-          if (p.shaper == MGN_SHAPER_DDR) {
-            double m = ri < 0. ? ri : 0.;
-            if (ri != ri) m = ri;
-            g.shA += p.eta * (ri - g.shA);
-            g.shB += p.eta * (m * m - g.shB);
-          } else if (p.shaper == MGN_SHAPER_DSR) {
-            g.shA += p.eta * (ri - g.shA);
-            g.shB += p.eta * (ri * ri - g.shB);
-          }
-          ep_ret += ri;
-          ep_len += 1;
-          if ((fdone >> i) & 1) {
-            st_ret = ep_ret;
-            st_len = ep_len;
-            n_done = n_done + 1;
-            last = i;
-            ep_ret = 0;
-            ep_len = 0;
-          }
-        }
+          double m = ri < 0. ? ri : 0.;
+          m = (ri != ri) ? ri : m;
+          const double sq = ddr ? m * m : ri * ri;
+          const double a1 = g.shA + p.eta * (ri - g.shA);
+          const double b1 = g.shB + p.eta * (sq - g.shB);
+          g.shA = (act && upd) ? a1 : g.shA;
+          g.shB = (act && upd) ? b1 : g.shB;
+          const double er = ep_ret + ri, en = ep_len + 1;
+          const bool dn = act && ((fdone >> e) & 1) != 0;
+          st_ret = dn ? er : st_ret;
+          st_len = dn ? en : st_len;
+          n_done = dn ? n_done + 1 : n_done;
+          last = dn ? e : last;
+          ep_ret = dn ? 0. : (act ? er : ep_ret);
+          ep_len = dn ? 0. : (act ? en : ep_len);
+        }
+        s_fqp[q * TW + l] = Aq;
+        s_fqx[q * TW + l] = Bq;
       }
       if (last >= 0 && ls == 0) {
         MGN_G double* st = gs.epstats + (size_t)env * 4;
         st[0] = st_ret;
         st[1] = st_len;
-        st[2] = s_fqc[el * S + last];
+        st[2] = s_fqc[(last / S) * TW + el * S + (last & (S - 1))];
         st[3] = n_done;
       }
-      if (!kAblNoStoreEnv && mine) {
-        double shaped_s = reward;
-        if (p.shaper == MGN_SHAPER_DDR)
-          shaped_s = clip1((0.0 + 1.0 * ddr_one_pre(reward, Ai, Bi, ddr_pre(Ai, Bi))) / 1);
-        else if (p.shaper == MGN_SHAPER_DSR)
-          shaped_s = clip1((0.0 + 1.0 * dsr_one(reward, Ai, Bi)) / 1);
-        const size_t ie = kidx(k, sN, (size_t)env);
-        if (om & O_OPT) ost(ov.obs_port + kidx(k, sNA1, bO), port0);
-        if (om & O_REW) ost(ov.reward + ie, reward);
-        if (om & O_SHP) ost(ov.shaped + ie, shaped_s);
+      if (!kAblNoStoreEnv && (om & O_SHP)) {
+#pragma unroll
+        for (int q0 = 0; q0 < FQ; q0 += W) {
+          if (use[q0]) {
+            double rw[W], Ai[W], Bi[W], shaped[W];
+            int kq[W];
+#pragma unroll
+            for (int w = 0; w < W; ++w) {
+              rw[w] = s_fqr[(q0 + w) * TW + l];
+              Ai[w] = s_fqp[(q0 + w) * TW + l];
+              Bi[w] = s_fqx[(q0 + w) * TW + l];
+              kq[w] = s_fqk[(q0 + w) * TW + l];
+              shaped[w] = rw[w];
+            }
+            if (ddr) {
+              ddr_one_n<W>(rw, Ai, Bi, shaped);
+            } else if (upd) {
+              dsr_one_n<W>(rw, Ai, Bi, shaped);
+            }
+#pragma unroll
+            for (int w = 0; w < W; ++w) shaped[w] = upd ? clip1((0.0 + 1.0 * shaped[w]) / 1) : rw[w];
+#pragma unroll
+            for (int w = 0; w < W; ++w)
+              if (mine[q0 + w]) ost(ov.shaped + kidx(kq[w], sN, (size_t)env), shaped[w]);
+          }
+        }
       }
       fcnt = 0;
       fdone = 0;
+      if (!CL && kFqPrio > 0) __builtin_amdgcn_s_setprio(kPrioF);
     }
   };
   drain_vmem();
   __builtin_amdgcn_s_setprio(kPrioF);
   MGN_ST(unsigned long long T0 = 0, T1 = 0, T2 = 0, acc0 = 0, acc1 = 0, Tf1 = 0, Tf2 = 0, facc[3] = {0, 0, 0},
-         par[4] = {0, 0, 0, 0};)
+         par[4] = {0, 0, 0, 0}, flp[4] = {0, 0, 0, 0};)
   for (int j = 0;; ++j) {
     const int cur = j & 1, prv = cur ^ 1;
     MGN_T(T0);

• YOUR ASSIGNMENT:
The records above should be copied out again in full, exactly as they appear.

• TASK OUTPUT:
-          if (p.shaper == MGN_SHAPER_DDR) {
-            double m = ri < 0. ? ri : 0.;
-            if (ri != ri) m = ri;
-            g.shA += p.eta * (ri - g.shA);
-            g.shB += p.eta * (m * m - g.shB);
-          } else if (p.shaper == MGN_SHAPER_DSR) {
-            g.shA += p.eta * (ri - g.shA);
-            g.shB += p.eta * (ri * ri - g.shB);
-          }
-          ep_ret += ri;
-          ep_len += 1;
-          if ((fdone >> i) & 1) {
-            st_ret = ep_ret;
-            st_len = ep_len;
-            n_done = n_done + 1;
-            last = i;
-            ep_ret = 0;
-            ep_len = 0;
-          }
-        }
+          double m = ri < 0. ? ri : 0.;
+          m = (ri != ri) ? ri : m;
+          const double sq = ddr ? m * m : ri * ri;
+          const double a1 = g.shA + p.eta * (ri - g.shA);
+          const double b1 = g.shB + p.eta * (sq - g.shB);
+          g.shA = (act && upd) ? a1 : g.shA;
+          g.shB = (act && upd) ? b1 : g.shB;
+          const double er = ep_ret + ri, en = ep_len + 1;
+          const bool dn = act && ((fdone >> e) & 1) != 0;
+          st_ret = dn ? er : st_ret;
+          st_len = dn ? en : st_len;
+          n_done = dn ? n_done + 1 : n_done;
+          last = dn ? e : last;
+          ep_ret = dn ? 0. : (act ? er : ep_ret);
+          ep_len = dn ? 0. : (act ? en : ep_len);
+        }
+        s_fqp[q * TW + l] = Aq;
+        s_fqx[q * TW + l] = Bq;
       }
       if (last >= 0 && ls == 0) {
         MGN_G double* st = gs.epstats + (size_t)env * 4;
         st[0] = st_ret;
         st[1] = st_len;
-        st[2] = s_fqc[el * S + last];
+        st[2] = s_fqc[(last / S) * TW + el * S + (last & (S - 1))];
         st[3] = n_done;
       }
-      if (!kAblNoStoreEnv && mine) {
-        double shaped_s = reward;
-        if (p.shaper == MGN_SHAPER_DDR)
-          shaped_s = clip1((0.0 + 1.0 * ddr_one_pre(reward, Ai, Bi, ddr_pre(Ai, Bi))) / 1);
-        else if (p.shaper == MGN_SHAPER_DSR)
-          shaped_s = clip1((0.0 + 1.0 * dsr_one(reward, Ai, Bi)) / 1);
-        const size_t ie = kidx(k, sN, (size_t)env);
-        if (om & O_OPT) ost(ov.obs_port + kidx(k, sNA1, bO), port0);
-        if (om & O_REW) ost(ov.reward + ie, reward);
-        if (om & O_SHP) ost(ov.shaped + ie, shaped_s);
+      if (!kAblNoStoreEnv && (om & O_SHP)) {
+#pragma unroll
+        for (int q0 = 0; q0 < FQ; q0 += W) {
+          if (use[q0]) {
+            double rw[W], Ai[W], Bi[W], shaped[W];
+            int kq[W];
+#pragma unroll
+            for (int w = 0; w < W; ++w) {
+              rw[w] = s_fqr[(q0 + w) * TW + l];
+              Ai[w] = s_fqp[(q0 + w) * TW + l];
+              Bi[w] = s_fqx[(q0 + w) * TW + l];
+              kq[w] = s_fqk[(q0 + w) * TW + l];
+              shaped[w] = rw[w];
+            }
+            if (ddr) {
+              ddr_one_n<W>(rw, Ai, Bi, shaped);
+            } else if (upd) {
+              dsr_one_n<W>(rw, Ai, Bi, shaped);
+            }
+#pragma unroll
+            for (int w = 0; w < W; ++w) shaped[w] = upd ? clip1((0.0 + 1.0 * shaped[w]) / 1) : rw[w];
+#pragma unroll
+            for (int w = 0; w < W; ++w)
+              if (mine[q0 + w]) ost(ov.shaped + kidx(kq[w], sN, (size_t)env), shaped[w]);
+          }
+        }
       }
       fcnt = 0;
       fdone = 0;
+      if (!CL && kFqPrio > 0) __builtin_amdgcn_s_setprio(kPrioF);
     }
   };
   drain_vmem();
   __builtin_amdgcn_s_setprio(kPrioF);
   MGN_ST(unsigned long long T0 = 0, T1 = 0, T2 = 0, acc0 = 0, acc1 = 0, Tf1 = 0, Tf2 = 0, facc[3] = {0, 0, 0},
-         par[4] = {0, 0, 0, 0};)
+         par[4] = {0, 0, 0, 0}, flp[4] = {0, 0, 0, 0};)
   for (int j = 0;; ++j) {
     const int cur = j & 1, prv = cur ^ 1;
     MGN_T(T0);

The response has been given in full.